Singapura Sahkan UU Anti-Berita Palsu, Apa Dampaknya?
SINGAPURA, iNews.id - Singapura mengesahkan undang-undang anti-berita palsu yang kontroversial, Rabu (8/5/2019). Penegak hukum kini punya kewenangan untuk menghapus platform media sosial, bahkan kelompok obrolan di layanan pesan singkat, sebagai tindakan tegas.
Pemerintah juga bisa memaksa platform media sosial dan layan pesan singkat untuk menghapus konten yang dianggap sebagai pernyataan palsu yang bertentangan dengan kepentingan publik serta membuat koreksi.
RUU itu disahkan dengan dalih untuk melindungi masyarakat dari peredaran berita palsu.
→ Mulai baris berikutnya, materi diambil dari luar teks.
__device__ __forceinline__ void acc_ld32(const float* p, uint32_t* v) {
#pragma unroll
  for (int g = 0; g < 8; ++g) {
    const float4 t = *reinterpret_cast<const float4*>(p + g * 4);
    v[g * 4 + 0] = __float_as_uint(t.x); v[g * 4 + 1] = __float_as_uint(t.y);
    v[g * 4 + 2] = __float_as_uint(t.z); v[g * 4 + 3] = __float_as_uint(t.w);
  }
}

constexpr int kStageTileBytes = 128 * 128;
constexpr int kEpiGroups = 2;
constexpr int kGemmThreads = 128 + kEpiGroups * 128;
template <int BN, Epi EPI>
__device__ __forceinline__ void epilogue_drain_tile(const GemmEpilogue& ep, const CUtensorMap* tmap_out, const CUtensorMap* tmap_out2,
                                                    unsigned char* staging, int grp, const float* arow, int row_in_tile, int tile_row0,
                                                    int tile_col0) {
  static_assert(BN == 256 || EPI == Epi::Plain || EPI == Epi::GeluPair, "the SwiGLU and RoPE epilogues need 256-wide tiles");
  const int N = ep.N;
  const int row = tile_row0 + row_in_tile;
  const bool row_ok = row < ep.M;
  constexpr bool F32_OUT = EPI == Epi::Plain;
  const int sb_cols = (F32_OUT && ep.out_f32) ? 32 : 64;
  const bool issuer = (threadIdx.x == 128 + grp * 128);
  unsigned char* tile = staging + grp * kStageTileBytes;
  unsigned char* st = tile + row_in_tile * 128;
  const int sw = row_in_tile & 7;
  const bool rpf = F32_OUT && ep.out_f32 && ep.resid != nullptr && ep.resid_f32;
  float4 rnext[8];
  auto fetch_resid = [&](int cc) {
    const int cg0 = tile_col0 + cc;
    const float* r = reinterpret_cast<const float*>(ep.resid) + (size_t)row * ep.ldr + cg0;
#pragma unroll
    for (int g = 0; g < 8; ++g)
      rnext[g] = (row_ok && cc < BN && cg0 + g * 4 < N) ? *reinterpret_cast<const float4*>(r + g * 4) : make_float4(0.f, 0.f, 0.f, 0.f);
  };
  if (rpf) fetch_resid(grp * sb_cols);
#pragma unroll 1
  for (int c = grp * sb_cols; c < BN; c += kEpiGroups * sb_cols) {
    const int col0 = tile_col0 + c;
    if (col0 >= N) break;
    if (issuer) bulk_wait_read<0>();
    named_bar_sync(1 + grp, 128);
    if (F32_OUT && ep.out_f32) {
      uint32_t v[32]; float f[32];
      acc_ld32(arow + c, v);
      if (rpf) {
        epilogue_math<true>(ep, v, f, row, col0, row_ok, rnext);
        fetch_resid(c + kEpiGroups * sb_cols);
      } else {
        epilogue_math<false>(ep, v, f, row, col0, row_ok);
      }
#pragma unroll
      for (int g = 0; g < 8; ++g)
        *reinterpret_cast<float4*>(st + ((g ^ sw) << 4)) = make_float4(f[g * 4], f[g * 4 + 1], f[g * 4 + 2], f[g * 4 + 3]);
    } else if (EPI == Epi::RoPE && col0 < ep.rope_cols) {
      const bool second = ((col0 >> 6) & 1) != 0;
      const int cp = second ? c - 64 : c + 64;
      const int colp = tile_col0 + cp;
      const int pos = row_ok ? (row % ep.rope_L) : 0;
      const float* cs = ep.rope_cos + (size_t)pos * 64;
      const float* sn = ep.rope_sin + (size_t)pos * 64;
#pragma unroll
      for (int h = 0; h < 2; ++h) {
        uint32_t vo[32], vq[32]; float f[32];
        acc_ld32(arow + (c + h * 32), vo);
        acc_ld32(arow + (cp + h * 32), vq);
        float cc[32], ss[32];
#pragma unroll
        for (int i = 0; i < 32; i += 4) {
          *reinterpret_cast<float4*>(cc + i) = __ldg(reinterpret_cast<const float4*>(cs + h * 32 + i));
          *reinterpret_cast<float4*>(ss + i) = __ldg(reinterpret_cast<const float4*>(sn + h * 32 + i));
        }
#pragma unroll
        for (int i = 0; i < 32; ++i) {
          float own = __uint_as_float(vo[i]), oth = __uint_as_float(vq[i]);
          if (ep.bias) {
            own += __ldg(ep.bias + col0 + h * 32 + i);
            oth += __ldg(ep.bias + colp + h * 32 + i);
          }
          f[i] = second ? fmaf(own, cc[i], oth * ss[i]) : fmaf(own, cc[i], -oth * ss[i]);
        }
#pragma unroll
        for (int g = 0; g < 4; ++g)
          *reinterpret_cast<bf16x8*>(st + (((h * 4 + g) ^ sw) << 4)) = pack8(f + g * 8);
      }
    } else if (EPI == Epi::NormRoPE && col0 < ep.rope_cols) {
      const bool second = ((col0 >> 6) & 1) != 0;
      const int cp = second ? c - 64 : c + 64;
      const int colp = tile_col0 + cp;
      const int c1 = second ? cp : c;
      const int head = col0 >> 7;
      const float* nw = head < ep.nq_heads ? ep.q_norm : ep.k_norm;
      const int jo = second ? 64 : 0, jp = 64 - jo;
      float ss = 0.f;
#pragma unroll 1
      for (int h = 0; h < 4; ++h) {
        uint32_t v[32];
        acc_ld32(arow + (c1 + h * 32), v);
#pragma unroll
        for (int i = 0; i < 32; ++i) {
          float x = __uint_as_float(v[i]);
          if (ep.bias) x += __ldg(ep.bias + tile_col0 + c1 + h * 32 + i);
          ss = fmaf(x, x, ss);
        }
      }
      const float rstd = rsqrtf(ss * (1.f / 128.f) + ep.norm_eps);
      if (ep.norm_rstd && row_ok && !second) ep.norm_rstd[(size_t)row * ep.ld_rstd + head] = rstd;
      const int pos = row_ok ? (row % ep.rope_L) : 0;
      const float* cs = ep.rope_cos + (size_t)pos * 64;
      const float* sn = ep.rope_sin + (size_t)pos * 64;
#pragma unroll
      for (int h = 0; h < 2; ++h) {
        uint32_t vo[32], vq[32]; float f[32];
        acc_ld32(arow + (c + h * 32), vo);
        acc_ld32(arow + (cp + h * 32), vq);
        float cc[32], ss2[32];
#pragma unroll
        for (int i = 0; i < 32; i += 4) {
          *reinterpret_cast<float4*>(cc + i) = __ldg(reinterpret_cast<const float4*>(cs + h * 32 + i));
          *reinterpret_cast<float4*>(ss2 + i) = __ldg(reinterpret_cast<const float4*>(sn + h * 32 + i));
        }
#pragma unroll
        for (int i = 0; i < 32; ++i) {
          float own = __uint_as_float(vo[i]), oth = __uint_as_float(vq[i]);
          if (ep.bias) {
            own += __ldg(ep.bias + col0 + h * 32 + i);
            oth += __ldg(ep.bias + colp + h * 32 + i);
          }
          own = own * rstd * __ldg(nw + jo + h * 32 + i);
          oth = oth * rstd * __ldg(nw + jp + h * 32 + i);
          f[i] = second ? fmaf(own, cc[i], oth * ss2[i]) : fmaf(own, cc[i], -oth * ss2[i]);
        }
#pragma unroll
        for (int g = 0; g < 4; ++g)
          *reinterpret_cast<bf16x8*>(st + (((h * 4 + g) ^ sw) << 4)) = pack8(f + g * 8);
      }
      fence_proxy_async();
      named_bar_sync(1 + grp, 128);
      if (issuer) {
        if (ep.l2_hints & 4) tma_store_2d_hint(tmap_out, tile, col0, tile_row0, l2_policy_evict_first());
        else                 tma_store_2d(tmap_out, tile, col0, tile_row0);
        bulk_commit();
      }
      if (!ep.norm_pre) continue;
      if (issuer) bulk_wait_read<0>();
      named_bar_sync(1 + grp, 128);
#pragma unroll
      for (int h = 0; h < 2; ++h) {
        uint32_t v[32]; float f[32];
        acc_ld32(arow + (c + h * 32), v);
#pragma unroll
        for (int i = 0; i < 32; ++i) {
          f[i] = __uint_as_float(v[i]);
          if (ep.bias) f[i] += __ldg(ep.bias + col0 + h * 32 + i);
        }
#pragma unroll
        for (int g = 0; g < 4; ++g)
          *reinterpret_cast<bf16x8*>(st + (((h * 4 + g) ^ sw) << 4)) = pack8(f + g * 8);
      }
      fence_proxy_async();
      named_bar_sync(1 + grp, 128);
      if (issuer) {
        tma_store_2d(tmap_out2, tile, col0, tile_row0);
        bulk_commit();
      }
      continue;
    } else if (EPI == Epi::GeluPair) {
      bf16x8 pk[8];
#pragma unroll
      for (int h = 0; h < 2; ++h) {
        if (col0 + h * 32 < N) {
          uint32_t v[32]; float f[32];
          acc_ld32(arow + (c + h * 32), v);
          epilogue_math(ep, v, f, row, col0 + h * 32, row_ok);
#pragma unroll
          for (int g = 0; g < 4; ++g) pk[h * 4 + g] = pack8(f + g * 8);
        } else {
#pragma unroll
          for (int g = 0; g < 4; ++g) pk[h * 4 + g] = bf16x8{};
        }
      }
#pragma unroll
      for (int g = 0; g < 8; ++g) *reinterpret_cast<bf16x8*>(st + ((g ^ sw) << 4)) = pk[g];
      fence_proxy_async();
      named_bar_sync(1 + grp, 128);
      if (issuer) {
        if (ep.l2_hints & 4) tma_store_2d_hint(tmap_out, tile, col0, tile_row0, l2_policy_evict_first());
        else                 tma_store_2d(tmap_out, tile, col0, tile_row0);
        bulk_commit();
      }
#pragma unroll
      for (int g = 0; g < 8; ++g) {
        float x[8];
        unpack8(pk[g], x);
#pragma unroll
        for (int i = 0; i < 8; ++i) x[i] = gelu_erf(x[i]);
        pk[g] = pack8(x);
      }
      if (issuer) bulk_wait_read<0>();
      named_bar_sync(1 + grp, 128);
#pragma unroll
      for (int g = 0; g < 8; ++g) *reinterpret_cast<bf16x8*>(st + ((g ^ sw) << 4)) = pk[g];
      fence_proxy_async();
      named_bar_sync(1 + grp, 128);
      if (issuer) {
        tma_store_2d(tmap_out2, tile, col0, tile_row0);
        bulk_commit();
      }
      continue;
    } else {
#pragma unroll
      for (int h = 0; h < 2; ++h) {
        if (col0 + h * 32 < N) {
          uint32_t v[32]; float f[32];
          acc_ld32(arow + (c + h * 32), v);
          epilogue_math(ep, v, f, row, col0 + h * 32, row_ok);
#pragma unroll
          for (int g = 0; g < 4; ++g)
            *reinterpret_cast<bf16x8*>(st + (((h * 4 + g) ^ sw) << 4)) = pack8(f + g * 8);
        }
      }
    }
    fence_proxy_async();
    named_bar_sync(1 + grp, 128);
    if (issuer) {
      if (ep.l2_hints & 4) tma_store_2d_hint(tmap_out, tile, col0, tile_row0, l2_policy_evict_first());
      else                 tma_store_2d(tmap_out, tile, col0, tile_row0);
      bulk_commit();
    }
  }
  if constexpr (EPI == Epi::SwiGLU) {
    const int j = grp;
    const int acol0 = (tile_col0 >> 1) + j * 64;
    if (issuer) bulk_wait_read<0>();
    named_bar_sync(1 + grp, 128);
#pragma unroll
    for (int h = 0; h < 2; ++h) {
      uint32_t vg[32], vu[32]; float f[32];
      acc_ld32(arow + (j * 64 + h * 32), vg);
      acc_ld32(arow + (128 + j * 64 + h * 32), vu);
#pragma unroll
      for (int i = 0; i < 32; ++i) {
        const float g = __uint_as_float(vg[i]);
        f[i] = g / (1.f + __expf(-g)) * __uint_as_float(vu[i]);
      }
#pragma unroll
      for (int g4 = 0; g4 < 4; ++g4) *reinterpret_cast<bf16x8*>(st + (((h * 4 + g4) ^ sw) << 4)) = pack8(f + g4 * 8);
    }
    fence_proxy_async();
    named_bar_sync(1 + grp, 128);
    if (issuer) {
      if (ep.l2_hints & 4) tma_store_2d_hint(tmap_out2, tile, acol0, tile_row0, l2_policy_evict_first());
      else                 tma_store_2d(tmap_out2, tile, acol0, tile_row0);
      bulk_commit();
    }
  }
}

Namun para kritikus mengatakan aturan ini merupakan ancaman serius bagi kebebasan.
Tidak jelas bagaimana aturan itu diberlakukan, misalnya mengatur konten dalam aplikasi yang sudah dienkripsi seperti WhatsApp.
RUU Perlindungan dari Berita Palsu dan Manipulasi Online disahkan oleh anggota parlemen dan diberlakukan dalam beberapa pekan mendatang.
Menanggapi respons negati soal pembatasan berpendapat, pemerintah menegaskan UU tersebut tidak akan digunakan untuk menargetkan opini, namun berita hoaks yang terbukti merusak.
"Kebebasan berbicara tidak boleh dipengaruhi oleh UU ini," kata Menteri Hukum K Shanmugam, kepada parlemen, seperti dikutip dari BBC, Kamis (9/5/2019).
Ini melarang penyebaran berita palsu yang menurut pemerintah bertentangan dengan kepentingan umum. Seseorang yang terbukti melanggar di Singapura dapat didenda berat dan/atau dipenjara hingga 5 tahun.
Aturan juga melarang penggunaan akun palsu atau bot untuk menyebarkan berita palsu. Bagi pelanggarnya akan diganjar hukuman denda hingga 1 juta dolar Singapura dan penjara hingga 10 tahun.
Selain platform media sosial dan layanan pesan singkat, UU ini juga diterapkan portal berita. Mereka akan diganjar hukuman jika tidak mematuhi perintah untuk menghapus konten hoaks atau membuat koreksi.